▸ DATASET

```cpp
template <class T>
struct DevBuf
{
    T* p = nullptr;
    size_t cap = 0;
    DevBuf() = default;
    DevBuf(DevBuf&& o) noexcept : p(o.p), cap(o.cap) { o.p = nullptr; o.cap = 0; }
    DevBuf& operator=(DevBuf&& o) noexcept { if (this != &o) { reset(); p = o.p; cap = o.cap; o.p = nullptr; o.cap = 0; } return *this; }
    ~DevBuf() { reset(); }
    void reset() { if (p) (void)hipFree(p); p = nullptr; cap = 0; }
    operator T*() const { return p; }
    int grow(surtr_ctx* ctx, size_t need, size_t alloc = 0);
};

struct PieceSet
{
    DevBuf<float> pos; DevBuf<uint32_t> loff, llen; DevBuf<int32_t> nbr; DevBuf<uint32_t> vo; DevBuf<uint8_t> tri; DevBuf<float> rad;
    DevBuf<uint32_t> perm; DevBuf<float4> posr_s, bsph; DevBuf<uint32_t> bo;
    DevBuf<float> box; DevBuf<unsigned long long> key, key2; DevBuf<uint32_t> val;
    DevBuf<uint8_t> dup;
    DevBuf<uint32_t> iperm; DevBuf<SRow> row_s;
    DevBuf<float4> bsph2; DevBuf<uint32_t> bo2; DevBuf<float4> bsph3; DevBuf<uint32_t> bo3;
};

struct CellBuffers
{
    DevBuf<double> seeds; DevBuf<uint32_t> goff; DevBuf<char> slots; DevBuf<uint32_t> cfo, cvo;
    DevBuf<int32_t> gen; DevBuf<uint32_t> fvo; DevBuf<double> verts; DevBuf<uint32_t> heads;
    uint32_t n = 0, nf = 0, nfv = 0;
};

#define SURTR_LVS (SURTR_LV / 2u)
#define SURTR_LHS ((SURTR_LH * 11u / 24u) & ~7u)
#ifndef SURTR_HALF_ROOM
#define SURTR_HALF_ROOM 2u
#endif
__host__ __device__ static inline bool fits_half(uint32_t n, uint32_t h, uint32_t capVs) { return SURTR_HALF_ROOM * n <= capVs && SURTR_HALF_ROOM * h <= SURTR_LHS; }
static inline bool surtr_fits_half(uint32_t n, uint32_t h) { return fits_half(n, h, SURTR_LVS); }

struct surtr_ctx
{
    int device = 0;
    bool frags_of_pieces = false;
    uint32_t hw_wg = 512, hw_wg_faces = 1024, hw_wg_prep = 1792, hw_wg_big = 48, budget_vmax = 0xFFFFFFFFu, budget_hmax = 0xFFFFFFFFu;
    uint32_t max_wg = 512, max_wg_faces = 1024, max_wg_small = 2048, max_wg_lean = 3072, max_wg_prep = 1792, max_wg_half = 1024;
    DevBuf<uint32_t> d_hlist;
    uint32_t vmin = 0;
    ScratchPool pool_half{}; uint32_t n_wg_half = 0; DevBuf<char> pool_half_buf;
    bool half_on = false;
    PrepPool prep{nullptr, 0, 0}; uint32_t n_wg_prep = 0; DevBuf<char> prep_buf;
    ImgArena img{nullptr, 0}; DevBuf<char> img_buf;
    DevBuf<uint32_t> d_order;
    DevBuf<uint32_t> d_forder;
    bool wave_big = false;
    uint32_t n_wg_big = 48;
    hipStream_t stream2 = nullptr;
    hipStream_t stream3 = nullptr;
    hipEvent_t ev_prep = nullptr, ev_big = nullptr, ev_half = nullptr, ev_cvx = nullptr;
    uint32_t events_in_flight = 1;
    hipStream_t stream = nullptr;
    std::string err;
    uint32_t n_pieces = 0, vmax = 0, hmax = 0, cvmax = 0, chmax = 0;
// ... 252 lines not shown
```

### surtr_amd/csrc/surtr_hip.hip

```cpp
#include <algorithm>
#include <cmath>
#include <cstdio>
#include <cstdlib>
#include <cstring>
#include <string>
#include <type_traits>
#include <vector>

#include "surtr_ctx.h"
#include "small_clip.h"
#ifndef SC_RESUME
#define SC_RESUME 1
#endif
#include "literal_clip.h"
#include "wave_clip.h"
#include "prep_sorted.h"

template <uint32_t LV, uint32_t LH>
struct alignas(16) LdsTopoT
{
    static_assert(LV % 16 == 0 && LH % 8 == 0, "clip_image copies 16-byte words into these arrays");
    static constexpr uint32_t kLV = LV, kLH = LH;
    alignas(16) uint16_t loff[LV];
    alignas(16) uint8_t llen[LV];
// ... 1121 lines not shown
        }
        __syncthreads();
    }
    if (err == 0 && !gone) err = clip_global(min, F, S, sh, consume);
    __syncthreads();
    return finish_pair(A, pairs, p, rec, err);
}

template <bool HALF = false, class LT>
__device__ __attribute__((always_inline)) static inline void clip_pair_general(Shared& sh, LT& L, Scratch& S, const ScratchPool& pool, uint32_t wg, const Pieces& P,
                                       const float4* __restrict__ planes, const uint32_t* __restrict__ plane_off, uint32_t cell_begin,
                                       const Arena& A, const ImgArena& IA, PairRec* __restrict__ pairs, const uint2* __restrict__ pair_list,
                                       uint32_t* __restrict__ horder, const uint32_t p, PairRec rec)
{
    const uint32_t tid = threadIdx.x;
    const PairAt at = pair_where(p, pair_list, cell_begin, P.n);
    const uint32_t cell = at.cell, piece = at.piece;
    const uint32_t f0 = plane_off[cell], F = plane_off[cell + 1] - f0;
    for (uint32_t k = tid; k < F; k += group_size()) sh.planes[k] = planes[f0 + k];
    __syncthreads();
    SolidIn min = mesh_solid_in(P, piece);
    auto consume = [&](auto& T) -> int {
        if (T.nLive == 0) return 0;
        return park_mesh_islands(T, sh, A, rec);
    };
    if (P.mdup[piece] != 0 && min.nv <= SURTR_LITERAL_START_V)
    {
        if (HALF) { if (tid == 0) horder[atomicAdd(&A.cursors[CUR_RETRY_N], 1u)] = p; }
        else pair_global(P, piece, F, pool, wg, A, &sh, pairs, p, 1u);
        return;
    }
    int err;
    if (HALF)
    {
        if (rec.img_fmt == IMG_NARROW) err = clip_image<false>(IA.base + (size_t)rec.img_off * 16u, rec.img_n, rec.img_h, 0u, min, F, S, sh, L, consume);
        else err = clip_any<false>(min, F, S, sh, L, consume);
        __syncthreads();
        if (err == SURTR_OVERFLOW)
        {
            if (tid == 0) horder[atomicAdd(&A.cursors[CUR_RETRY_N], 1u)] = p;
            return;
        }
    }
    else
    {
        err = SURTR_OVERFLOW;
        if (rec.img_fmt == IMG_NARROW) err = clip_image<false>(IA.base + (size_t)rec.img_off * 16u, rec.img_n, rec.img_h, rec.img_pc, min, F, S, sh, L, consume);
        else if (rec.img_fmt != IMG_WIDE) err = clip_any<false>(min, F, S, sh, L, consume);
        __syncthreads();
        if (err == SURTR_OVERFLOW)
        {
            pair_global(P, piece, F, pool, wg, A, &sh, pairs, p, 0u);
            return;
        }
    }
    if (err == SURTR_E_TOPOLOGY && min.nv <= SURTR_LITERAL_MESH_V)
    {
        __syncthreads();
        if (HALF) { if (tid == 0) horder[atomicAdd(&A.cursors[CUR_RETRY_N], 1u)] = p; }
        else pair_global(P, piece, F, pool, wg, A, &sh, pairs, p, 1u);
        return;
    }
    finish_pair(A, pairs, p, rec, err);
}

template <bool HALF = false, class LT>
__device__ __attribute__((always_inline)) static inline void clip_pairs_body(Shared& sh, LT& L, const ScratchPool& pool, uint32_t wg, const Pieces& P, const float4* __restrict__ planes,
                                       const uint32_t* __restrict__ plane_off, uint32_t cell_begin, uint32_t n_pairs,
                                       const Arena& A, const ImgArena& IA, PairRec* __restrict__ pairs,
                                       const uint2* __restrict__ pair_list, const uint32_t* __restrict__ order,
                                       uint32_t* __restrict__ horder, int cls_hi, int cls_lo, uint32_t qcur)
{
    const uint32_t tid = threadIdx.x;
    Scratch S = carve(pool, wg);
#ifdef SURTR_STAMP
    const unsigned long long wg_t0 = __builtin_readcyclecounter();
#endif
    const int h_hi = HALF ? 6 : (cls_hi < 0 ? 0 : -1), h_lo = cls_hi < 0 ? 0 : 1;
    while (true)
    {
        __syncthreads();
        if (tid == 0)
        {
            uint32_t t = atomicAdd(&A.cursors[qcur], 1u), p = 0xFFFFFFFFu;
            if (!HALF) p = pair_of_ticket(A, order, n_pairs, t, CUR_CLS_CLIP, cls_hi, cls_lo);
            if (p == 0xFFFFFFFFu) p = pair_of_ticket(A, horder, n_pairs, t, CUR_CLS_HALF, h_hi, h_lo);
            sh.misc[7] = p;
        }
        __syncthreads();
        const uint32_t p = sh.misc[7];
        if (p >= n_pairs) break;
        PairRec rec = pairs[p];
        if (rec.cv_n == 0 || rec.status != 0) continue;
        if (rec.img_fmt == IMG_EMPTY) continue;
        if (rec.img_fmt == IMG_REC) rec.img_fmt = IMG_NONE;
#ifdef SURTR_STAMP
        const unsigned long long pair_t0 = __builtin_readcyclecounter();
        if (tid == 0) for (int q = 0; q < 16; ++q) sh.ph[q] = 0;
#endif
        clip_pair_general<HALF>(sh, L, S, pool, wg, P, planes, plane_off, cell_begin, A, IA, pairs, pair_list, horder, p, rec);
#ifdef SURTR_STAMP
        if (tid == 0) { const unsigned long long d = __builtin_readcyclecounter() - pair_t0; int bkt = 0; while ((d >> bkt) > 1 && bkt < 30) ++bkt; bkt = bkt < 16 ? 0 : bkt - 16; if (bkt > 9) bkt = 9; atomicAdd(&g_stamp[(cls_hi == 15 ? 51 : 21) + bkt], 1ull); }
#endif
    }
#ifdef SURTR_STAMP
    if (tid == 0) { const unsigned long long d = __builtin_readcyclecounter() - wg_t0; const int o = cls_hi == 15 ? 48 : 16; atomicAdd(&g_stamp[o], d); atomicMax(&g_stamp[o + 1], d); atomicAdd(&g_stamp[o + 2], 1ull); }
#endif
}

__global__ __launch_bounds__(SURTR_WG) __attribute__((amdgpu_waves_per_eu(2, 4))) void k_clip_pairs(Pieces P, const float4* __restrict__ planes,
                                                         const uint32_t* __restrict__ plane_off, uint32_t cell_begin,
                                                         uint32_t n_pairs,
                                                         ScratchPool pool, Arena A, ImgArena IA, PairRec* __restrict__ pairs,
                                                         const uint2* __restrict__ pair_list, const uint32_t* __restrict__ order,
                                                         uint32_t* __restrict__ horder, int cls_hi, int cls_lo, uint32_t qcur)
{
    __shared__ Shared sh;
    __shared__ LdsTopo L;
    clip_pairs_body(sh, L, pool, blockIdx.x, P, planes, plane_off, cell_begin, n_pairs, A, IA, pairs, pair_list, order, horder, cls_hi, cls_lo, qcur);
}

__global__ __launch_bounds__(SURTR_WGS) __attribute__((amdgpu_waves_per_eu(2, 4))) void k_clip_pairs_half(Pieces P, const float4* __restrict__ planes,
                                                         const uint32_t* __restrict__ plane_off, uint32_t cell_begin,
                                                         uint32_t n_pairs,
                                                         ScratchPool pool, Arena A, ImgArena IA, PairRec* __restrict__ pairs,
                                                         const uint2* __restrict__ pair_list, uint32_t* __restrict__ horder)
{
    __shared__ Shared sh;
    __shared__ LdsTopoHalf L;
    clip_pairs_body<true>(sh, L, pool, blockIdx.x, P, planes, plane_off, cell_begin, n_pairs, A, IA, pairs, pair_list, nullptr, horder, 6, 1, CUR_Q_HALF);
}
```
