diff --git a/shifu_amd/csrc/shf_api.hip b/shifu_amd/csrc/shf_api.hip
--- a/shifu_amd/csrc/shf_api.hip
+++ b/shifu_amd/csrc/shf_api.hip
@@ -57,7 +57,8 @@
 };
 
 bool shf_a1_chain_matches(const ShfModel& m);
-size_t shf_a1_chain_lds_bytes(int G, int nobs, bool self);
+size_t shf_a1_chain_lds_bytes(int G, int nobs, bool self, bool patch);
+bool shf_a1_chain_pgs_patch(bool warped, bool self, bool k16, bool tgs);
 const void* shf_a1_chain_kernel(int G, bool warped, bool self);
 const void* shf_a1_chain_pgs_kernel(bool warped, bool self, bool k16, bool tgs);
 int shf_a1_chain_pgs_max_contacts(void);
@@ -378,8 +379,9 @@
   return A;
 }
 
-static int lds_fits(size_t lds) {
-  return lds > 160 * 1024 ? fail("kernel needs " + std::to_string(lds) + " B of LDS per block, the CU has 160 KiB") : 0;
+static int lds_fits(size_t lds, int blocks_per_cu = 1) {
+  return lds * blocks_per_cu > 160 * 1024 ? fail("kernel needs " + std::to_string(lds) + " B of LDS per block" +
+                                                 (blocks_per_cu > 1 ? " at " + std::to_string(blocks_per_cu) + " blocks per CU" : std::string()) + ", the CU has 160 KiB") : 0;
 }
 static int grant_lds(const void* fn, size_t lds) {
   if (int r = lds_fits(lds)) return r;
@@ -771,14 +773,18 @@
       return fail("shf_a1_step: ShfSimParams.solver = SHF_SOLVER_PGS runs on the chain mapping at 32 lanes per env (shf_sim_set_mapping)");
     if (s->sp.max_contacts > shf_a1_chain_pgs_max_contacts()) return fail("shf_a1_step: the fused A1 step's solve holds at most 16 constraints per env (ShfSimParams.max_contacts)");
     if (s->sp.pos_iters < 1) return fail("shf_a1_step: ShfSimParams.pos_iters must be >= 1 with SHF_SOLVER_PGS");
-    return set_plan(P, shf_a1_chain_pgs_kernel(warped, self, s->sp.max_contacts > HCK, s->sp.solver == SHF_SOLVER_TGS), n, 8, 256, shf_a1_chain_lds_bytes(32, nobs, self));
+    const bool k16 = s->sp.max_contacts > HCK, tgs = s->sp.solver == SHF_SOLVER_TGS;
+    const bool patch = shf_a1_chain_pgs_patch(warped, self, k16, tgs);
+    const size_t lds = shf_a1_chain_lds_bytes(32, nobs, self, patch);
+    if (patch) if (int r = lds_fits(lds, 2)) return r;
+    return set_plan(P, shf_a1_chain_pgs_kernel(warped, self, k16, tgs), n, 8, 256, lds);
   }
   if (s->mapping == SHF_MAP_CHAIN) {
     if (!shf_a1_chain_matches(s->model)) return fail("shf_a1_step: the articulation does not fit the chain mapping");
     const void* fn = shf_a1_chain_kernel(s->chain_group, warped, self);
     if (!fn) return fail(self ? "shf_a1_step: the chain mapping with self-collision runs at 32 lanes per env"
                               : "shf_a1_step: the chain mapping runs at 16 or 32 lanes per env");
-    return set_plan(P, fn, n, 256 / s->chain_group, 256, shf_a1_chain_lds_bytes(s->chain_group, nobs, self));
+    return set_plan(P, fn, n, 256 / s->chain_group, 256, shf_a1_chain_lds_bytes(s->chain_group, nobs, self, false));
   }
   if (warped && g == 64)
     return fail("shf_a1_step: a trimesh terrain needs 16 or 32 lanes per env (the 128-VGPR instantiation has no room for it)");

▸ TASK INSTRUCTIONS
Give only the number of lines in the data that hold the string "false".

▸ OUTPUT FOR THIS TASK
10